Thanks, Joel.  I like that one to and it was actually used for my "Electronic" Christmas card last year.


----------



## HughGuessWho (Jun 16, 2012)

SCraig said:


> And another one from a couple of years ago that I have always liked despite the blown-out snow:



I love this shot. I have been looking for that spot to photograph forever.


----------



## SCraig (Jun 16, 2012)

HughGuessWho said:


> I love this shot. I have been looking for that spot to photograph forever.


Thank you.  The spot has been here since 1976, but unfortunately we never get enough snow around here to make it look good.  This particular morning we got a dusting of snow in Nashville, and I was supposed to meet a friend for breakfast.  The restaurant we were meeting at is right in front of this place so I took my camera with me.  Surprisingly they had gotten nearly 6" of snow there (less than 30 miles from home where we only got a dusting), and there was NOBODY THERE!  I was real careful where I stepped and got a whole series of shots with nothing but a few dog tracks in the snow.

I'll be glad to let you know next time we have heavy snow forecast so you can fly down here.  Don't worry, it's already happened once this century


----------



## HughGuessWho (Jun 16, 2012)

I will be in Gatlinburg the week of the 4th with all my gear in tow. I hope to get some good shots around cases cove similar to your grist mill shots. No snow in july, huh?


----------



## SCraig (Jun 16, 2012)

HughGuessWho said:


> I will be in Gatlinburg the week of the 4th with all my gear in tow. I hope to get some good shots around cases cove similar to your grist mill shots. No snow in july, huh?


I suspect the chances of snow here in July are about the same as getting heat stroke in New England in February 

Word of advice about Cades Cove: Go Very, very early in the morning.  As in before anyone else even THINKS about getting out of bed.  Be number one in line when they open the gate.

I rode my motorcycle through that area for several days over the 4th of July weekend once.  It is a beautiful area, and I love riding around there.  However there is no way in hell, you couldn't pay me enough, no how, not for ANYTHING would I ever go to Cades Cove over the July 4th weekend again!  There is one way in to Cades Cove and there is one way out, it makes a big loop.  There are signs all over the place stating "DO NOT STOP IN THE ROADWAY!  Use the pull-off areas for stopping."  Trust me that NOBODY pays any attention whatsoever to those signs and they will CONSTANTLY stop in the middle of the road.  It's a 10 mile loop and it took me over two hours to ride it because I never moved!

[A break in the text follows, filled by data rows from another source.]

diff --git a/stereoscene_amd/capi.py b/stereoscene_amd/capi.py
--- a/stereoscene_amd/capi.py
+++ b/stereoscene_amd/capi.py
@@ -234,6 +234,9 @@
     "ssbev_gemm_tn_workspace": (C.c_size_t, [C.POINTER(GemmDims)]),
     "ssbev_gemm_tn": (C.c_int, [_P, _P, _P, C.POINTER(GemmDims), _P, C.c_size_t, _P]),
     "ssbev_gemm_plan_query": (C.c_int, [C.POINTER(GemmDims), C.c_int, C.POINTER(GemmPlan)]),
+    "ssbev_wgrad_pointwise_workspace": (C.c_size_t, [C.POINTER(GemmDims)]),
+    "ssbev_wgrad_pointwise_plan": (C.c_int, [C.POINTER(GemmDims), C.POINTER(GemmPlan)]),
+    "ssbev_wgrad_pointwise": (C.c_int, [_P, _P, _P, _P, C.c_int, C.POINTER(GemmDims), _P, C.c_size_t, _P]),
     "ssbev_wino43_df_supported": (C.c_int, [C.POINTER(WinoDims), C.c_int]),
     "ssbev_wino43_df_instance": (C.c_int, [C.POINTER(WinoDims), C.c_int]),
     "ssbev_wino43_df_packed_elems": (C.c_size_t, [C.c_int, C.c_int]),
diff --git a/stereoscene_amd/csrc/capi.hip b/stereoscene_amd/csrc/capi.hip
--- a/stereoscene_amd/csrc/capi.hip
+++ b/stereoscene_amd/csrc/capi.hip
@@ -28,7 +28,7 @@
 }
 
 extern "C" {
-int ssbev_version(void) { return 112;  }
+int ssbev_version(void) { return 113;  }
 const char* ssbev_build_arch(void) { return "gfx950"; }
 
 void ssbev_env_refresh(void) {
diff --git a/stereoscene_amd/csrc/gemm.hip b/stereoscene_amd/csrc/gemm.hip
--- a/stereoscene_amd/csrc/gemm.hip
+++ b/stereoscene_amd/csrc/gemm.hip
@@ -420,6 +420,231 @@
   }
 }
 
+template <int KT, int NT, int WK, int WN>
+struct WgradPw {
+  static constexpr bool SHARED = WK * WN == 4;
+  static constexpr int KC = 32 * KT * WK, NC = 32 * NT * WN;
+  static constexpr int RS = SHARED ? ((KC == 32 || NC == 32) ? 32 : 16) : (KT * NT == 1 ? 16 : 8);
+  static constexpr int RW = SHARED ? RS / 4 : RS;
+  static constexpr int AF = RS * KC, BF = RS * NC, SF = AF + BF;
+  static constexpr int AP = RW * KC / 256, BP = RW * NC / 256, IPS = AP + BP;
+  static constexpr int NBUF = 3;
+  static constexpr int TILE = KT * NT * 1024;
+  static constexpr int STAGE_FLOATS = (SHARED ? 1 : 4) * NBUF * SF;
+  static constexpr int FOLD_FLOATS = SHARED ? 0 : 3 * TILE + 4 * (KC + NC);
+  static constexpr int LDS_FLOATS = STAGE_FLOATS > FOLD_FLOATS ? STAGE_FLOATS : FOLD_FLOATS;
+  static constexpr int UNIT = SHARED ? RS : 4 * RS;
+  static_assert(WK * WN == 1 || WK * WN == 4, "one wave or four per staging unit");
+  static_assert((RW * KC) % 256 == 0 && (RW * NC) % 256 == 0 && IPS <= 15, "a wave copies whole 1 KiB pieces");
+};
+
+template <int KT, int NT, int WK, int WN>
+__global__ void __launch_bounds__(256)
+wgrad_pw_kernel(const float* __restrict__ A, const float* __restrict__ B, float* __restrict__ part, GemmGeom g, int rows_per_wg,
+                int bias_sel) {
+  using P = WgradPw<KT, NT, WK, WN>;
+  constexpr bool SHARED = P::SHARED;
+  constexpr int KC = P::KC, NC = P::NC, RS = P::RS, RW = P::RW, AF = P::AF, SF = P::SF, AP = P::AP, BP = P::BP, IPS = P::IPS;
+  extern __shared__ __align__(16) float lds[];
+  const int tid = threadIdx.x, lane = tid & 63, wave = __builtin_amdgcn_readfirstlane(tid >> 6);
+  const int li = lane & 31, lk = lane >> 5;
+  const int wk = SHARED ? wave / WN : 0, wn = SHARED ? wave % WN : 0;
+  const int wg = xcd_logical(blockIdx.x, gridDim.x);
+  long r_begin = (long)wg * rows_per_wg, r_end = min((long)g.M, r_begin + rows_per_wg);
+  if (!SHARED) {
+    const int per = rows_per_wg >> 2;
+    r_begin += (long)wave * per;
+    r_end = min(r_end, r_begin + per);
+  }
+  int rem = r_end > r_begin ? (int)(r_end - r_begin) : 0;
+  const int nst = (rem + RS - 1) / RS;
+  float* mine = lds + (SHARED ? 0 : wave * (P::NBUF * SF));
+  const int rbase = SHARED ? wave * RW : 0;
+
+  const float* ap[AP]; int ar[AP]; bool ac[AP];
+#pragma unroll
+  for (int e = 0; e < AP; ++e) {
+    const int k = (lane % (KC / 4)) * 4;
+    ar[e] = e * (256 / KC) + lane / (KC / 4);
+    ac[e] = k < g.K;
+    ap[e] = A + (r_begin + rbase + ar[e]) * g.lda + k;
+  }
+  const float* bp[BP]; int br[BP]; bool bc[BP];
+#pragma unroll
+  for (int e = 0; e < BP; ++e) {
+    const int n = (lane % (NC / 4)) * 4;
+    br[e] = e * (256 / NC) + lane / (NC / 4);
+    bc[e] = n < g.N;
+    bp[e] = B + (r_begin + rbase + br[e]) * g.ldb + n;
+  }
+  const long astep = (long)RS * g.lda, bstep = (long)RS * g.ldb;
+  auto issue = [&](int buf) {
+    float* dst = mine + buf * SF + rbase * KC;
+#pragma unroll
+    for (int e = 0; e < AP; ++e) {
+      glds16((ac[e] && rbase + ar[e] < rem) ? ap[e] : kGemmZeros, dst + e * 256);
+      ap[e] += astep;
+    }
+    dst = mine + buf * SF + AF + rbase * NC;
+#pragma unroll
+    for (int e = 0; e < BP; ++e) {
+      glds16((bc[e] && rbase + br[e] < rem) ? bp[e] : kGemmZeros, dst + e * 256);
+      bp[e] += bstep;
+    }
+    rem -= RS;
+  };
+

At one point I sat in the same spot for 15 minutes.  Then I moved up one car and sat again.  Then I moved up one car and sat again. Then I moved up one car and sat again.  I finally got to where I could see that there were a couple of Black Bears and every car in the line was stopping, one at a time.  I figured the air horn on my motorcycle could probably take care of that problem.  Those bears may still be running and I certainly didn't make any friends.  It was nearly 100 degrees and I was wearing a jacket, gloves, boots, and a helmet so I didn't really care.

What was sad about the whole thing is that there was a parking lot RIGHT BESIDE where everyone kept stopping!  All they had to do was pull into the parking lot but not one of them would do it.  Every one of them stopped right in the middle of the road and watched the bears.  Then they would drive off and the next one would do exactly the same thing.

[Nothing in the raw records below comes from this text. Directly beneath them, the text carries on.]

__global__ void __launch_bounds__(CH)
project_fwd_staged_kernel(const sgn_segment* __restrict__ segs, int nseg, const sgn_camera cam,
                   float4* __restrict__ records, int32_t* __restrict__ radii, int32_t* __restrict__ num_tiles_hit,
                   ushort4* __restrict__ tile_bbox, int32_t* __restrict__ tiles_touched, uint32_t* __restrict__ touch_mask) {
    extern __shared__ int s_chunk0[];
    __shared__ __align__(16) float s_rest[CH * MAX_REST];
    __shared__ __align__(16) float s_dc[CH * MAX_DC];
    __shared__ __align__(16) float s_means[CH * 3];
    __shared__ __align__(16) float s_scales[CH * 3];
    __shared__ float s_geo[CH][11];
    __shared__ int s_row[CH];
    __shared__ int s_warp_base[CH / 32 + 1];
    for (int i = threadIdx.x; i < nseg; i += blockDim.x) s_chunk0[i] = segs[i].chunk0;
    __syncthreads();
    const int si = find_segment_by_chunk(s_chunk0, nseg, blockIdx.x);
    const sgn_segment& sg = segs[si];
    const int r0 = (blockIdx.x - sg.chunk0) * CH;
    const int rows = min(CH, sg.count - r0);
    const int tid = threadIdx.x, lane = tid & 31, warp = tid >> 5;
    const int K = (cam.sh_degree + 1) * (cam.sh_degree + 1);
    const int nrest = (K - 1) * 3, ndc = sg.F * 3;
    coop_load(s_means, sg.means + 3 * (size_t)r0, rows * 3);
    coop_load(s_scales, sg.scales + 3 * (size_t)r0, rows * 3);
    __syncthreads();

    const bool active = tid < rows;
    const size_t g = (size_t)sg.row0 + r0 + tid;
    const int cls_bit = sg.cls == 1 ? SGN_AUX_OBJECT : 0;
    bool vis = false;
    SgnProj st;
    if (active) {
        const float m[3] = {s_means[3 * tid], s_means[3 * tid + 1], s_means[3 * tid + 2]};
        const float ls[3] = {s_scales[3 * tid], s_scales[3 * tid + 1], s_scales[3 * tid + 2]};
        const float4 qq = __ldg(reinterpret_cast<const float4*>(sg.quats) + r0 + tid);
        const float q[4] = {qq.x, qq.y, qq.z, qq.w};
        const bool filt = cam.filter_3d != nullptr;
        const float sigma = filt ? __ldg(cam.filter_3d[si] + r0 + tid) : 0.f;
        vis = sgn_project_exact(sg, cam, m, ls, q, st, true, 1.f, cam.antialiased != 0, filt, sigma);
        radii[g] = st.radius;
        num_tiles_hit[g] = vis ? (st.tmax[0] - st.tmin[0]) * (st.tmax[1] - st.tmin[1]) : 0;
        tile_bbox[g] = make_ushort4((unsigned short)st.tmin[0], (unsigned short)st.tmin[1],
                                    (unsigned short)st.tmax[0], (unsigned short)st.tmax[1]);
        float4* rec = records + 3 * g;
        rec[0] = make_float4(st.xy[0], st.xy[1], st.conic[0], st.conic[1]);
        if (!vis) {
            rec[1] = make_float4(st.conic[2], 0.f, 0.f, 0.f);
            rec[2] = make_float4(0.f, 0.f, __int_as_float(cls_bit), 0.f);
            tiles_touched[g] = 0;
            touch_mask[g] = 0u;
        }
    }
    const unsigned bal = __ballot_sync(0xffffffffu, vis);
    if (lane == 0) s_warp_base[warp + 1] = __popc(bal);
    __syncthreads();
    if (tid == 0) {
        s_warp_base[0] = 0;
#pragma unroll
        for (int w = 0; w < CH / 32; ++w) s_warp_base[w + 1] += s_warp_base[w];
    }
    __syncthreads();
    const int nvis = s_warp_base[CH / 32];
    if (vis) {
        const int c = s_warp_base[warp] + __popc(bal & ((1u << lane) - 1u));
        s_row[c] = tid;
        float* ge = s_geo[c];
        ge[0] = st.xy[0]; ge[1] = st.xy[1]; ge[2] = st.conic[0]; ge[3] = st.conic[1]; ge[4] = st.conic[2];
        ge[5] = st.pv[2]; ge[6] = st.mw[0]; ge[7] = st.mw[1]; ge[8] = st.mw[2];
        ge[9] = st.comp;
        ge[10] = st.coef;
    }
    __syncthreads();
    if (nvis == 0) return;

    {
        const unsigned inv_rest = nrest > 0 ? (0xffffffffu / (unsigned)nrest) + 1u : 0u;
        const float* __restrict__ rest = sg.features_rest + (size_t)r0 * nrest;
        const int n_rest = nvis * nrest;
        for (int e0 = tid; e0 < n_rest; e0 += 4 * CH) {
            float v[4];
#pragma unroll
            for (int u = 0; u < 4; ++u) {
                const int e = e0 + u * CH;
                if (e < n_rest) {
                    const int r = (int)__umulhi((unsigned)e, inv_rest);
                    v[u] = __ldg(rest + s_row[r] * nrest + (e - r * nrest));
                }
            }
#pragma unroll
            for (int u = 0; u < 4; ++u) {
                const int e = e0 + u * CH;
                if (e < n_rest) s_rest[e] = v[u];
            }
        }
        const unsigned inv_dc = (0xffffffffu / (unsigned)ndc) + 1u;
        const float* __restrict__ dc = sg.features_dc + (size_t)r0 * ndc;
        for (int e = tid; e < nvis * ndc; e += CH) {
            const int r = (int)__umulhi((unsigned)e, inv_dc);
            s_dc[e] = __ldg(dc + s_row[r] * ndc + (e - r * ndc));
        }
    }
    __syncthreads();

    const bool mine = tid < nvis;
    ushort4 bb = make_ushort4(0, 0, 0, 0);
    TouchCtx tc = {};
    size_t gb = 0;
    if (mine) {
        const int row = s_row[tid];
        gb = (size_t)sg.row0 + r0 + row;
        const float* ge = s_geo[tid];
        float c0[3] = {0.f, 0.f, 0.f};
        const float* dcr = s_dc + tid * ndc;
        for (int f = 0; f < sg.F; ++f) {
            const float w = sg.idft[f];
#pragma unroll
            for (int ch = 0; ch < 3; ++ch) c0[ch] += dcr[f * 3 + ch] * w;
        }
        float rgb[3];
        int aux = SGN_AUX_VISIBLE | cls_bit;
        if (cam.sh_degree > 0) {
            float d[3] = {ge[6] - cam.cam_pos[0], ge[7] - cam.cam_pos[1], ge[8] - cam.cam_pos[2]};
            const float n = sqrtf(d[0] * d[0] + d[1] * d[1] + d[2] * d[2]);
            d[0] /= n; d[1] /= n; d[2] /= n;
            float Y[16];
            sgn_sh_basis(cam.sh_degree_to_use, d[0], d[1], d[2], Y);
            const int Kuse = min((cam.sh_degree_to_use + 1) * (cam.sh_degree_to_use + 1), K);
            float acc[3] = {Y[0] * c0[0], Y[0] * c0[1], Y[0] * c0[2]};
            const float* rr = s_rest + tid * nrest;
            for (int k = 1; k < Kuse; ++k) {
#pragma unroll
                for (int ch = 0; ch < 3; ++ch) acc[ch] += Y[k] * rr[(k - 1) * 3 + ch];
            }
#pragma unroll
            for (int ch = 0; ch < 3; ++ch) {
                const float pre = acc[ch] + 0.5f;
                if (pre >= 0.f) aux |= (1 << ch);
                rgb[ch] = pre > 0.f ? pre : 0.f;
            }
        } else {
#pragma unroll
            for (int ch = 0; ch < 3; ++ch) { rgb[ch] = 1.f / (1.f + expf(-c0[ch])); aux |= (1 << ch); }
        }
        float opac = 1.f / (1.f + expf(-__ldg(sg.opacities + r0 + row)));
        if (cam.filter_3d) opac = opac * ge[10];
        if (cam.antialiased) opac = opac * ge[9];
        float4* rec = records + 3 * gb;
        rec[1] = make_float4(ge[4], opac, rgb[0], rgb[1]);
        rec[2] = make_float4(rgb[2], ge[5], __int_as_float(aux), ge[9]);
        bb = tile_bbox[gb];
        tc = make_touch_ctx(make_float4(ge[0], ge[1], ge[2], ge[3]), make_float4(ge[4], opac, 0.f, 0.f));
    }
    if ((warp << 5) >= nvis) return;
    uint32_t mask;
    const int nt = count_touched_tiles(mine, tc, bb, cam.width, cam.height, cam.block_width, mask);
    if (mine) {
        tiles_touched[gb] = nt;
        touch_mask[gb] = mask;
    }
}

It is a fantastic area but you need to plan places like that around the crowds because they are very heavy that weekend.


----------



## HughGuessWho (Jun 16, 2012)

Oh, yeah, I know. Before I moved to New England, I use to go to the area 2 or 3 times a year, and, have been there a few times the week of the 4th. You are correct. It took me 3 hours to get through Sevierville on the way in. However, we are going to be in the area for other reasons and decided I was going to try and make the best of it. Short of the west, that area has some of the best photography ops anywhere. Will see how it goes. Wish me luck.


----------



## SCraig (Jun 16, 2012)

HughGuessWho said:


> Oh, yeah, I know. Before I moved to New England, I use to go to the area 2 or 3 times a year, and, have been there a few times the week of the 4th. You are correct. It took me 3 hours to get through Sevierville on the way in. However, we are going to be in the area for other reasons and decided I was going to try and make the best of it. Short of the west, that area has some of the best photography ops anywhere. Will see how it goes. Wish me luck.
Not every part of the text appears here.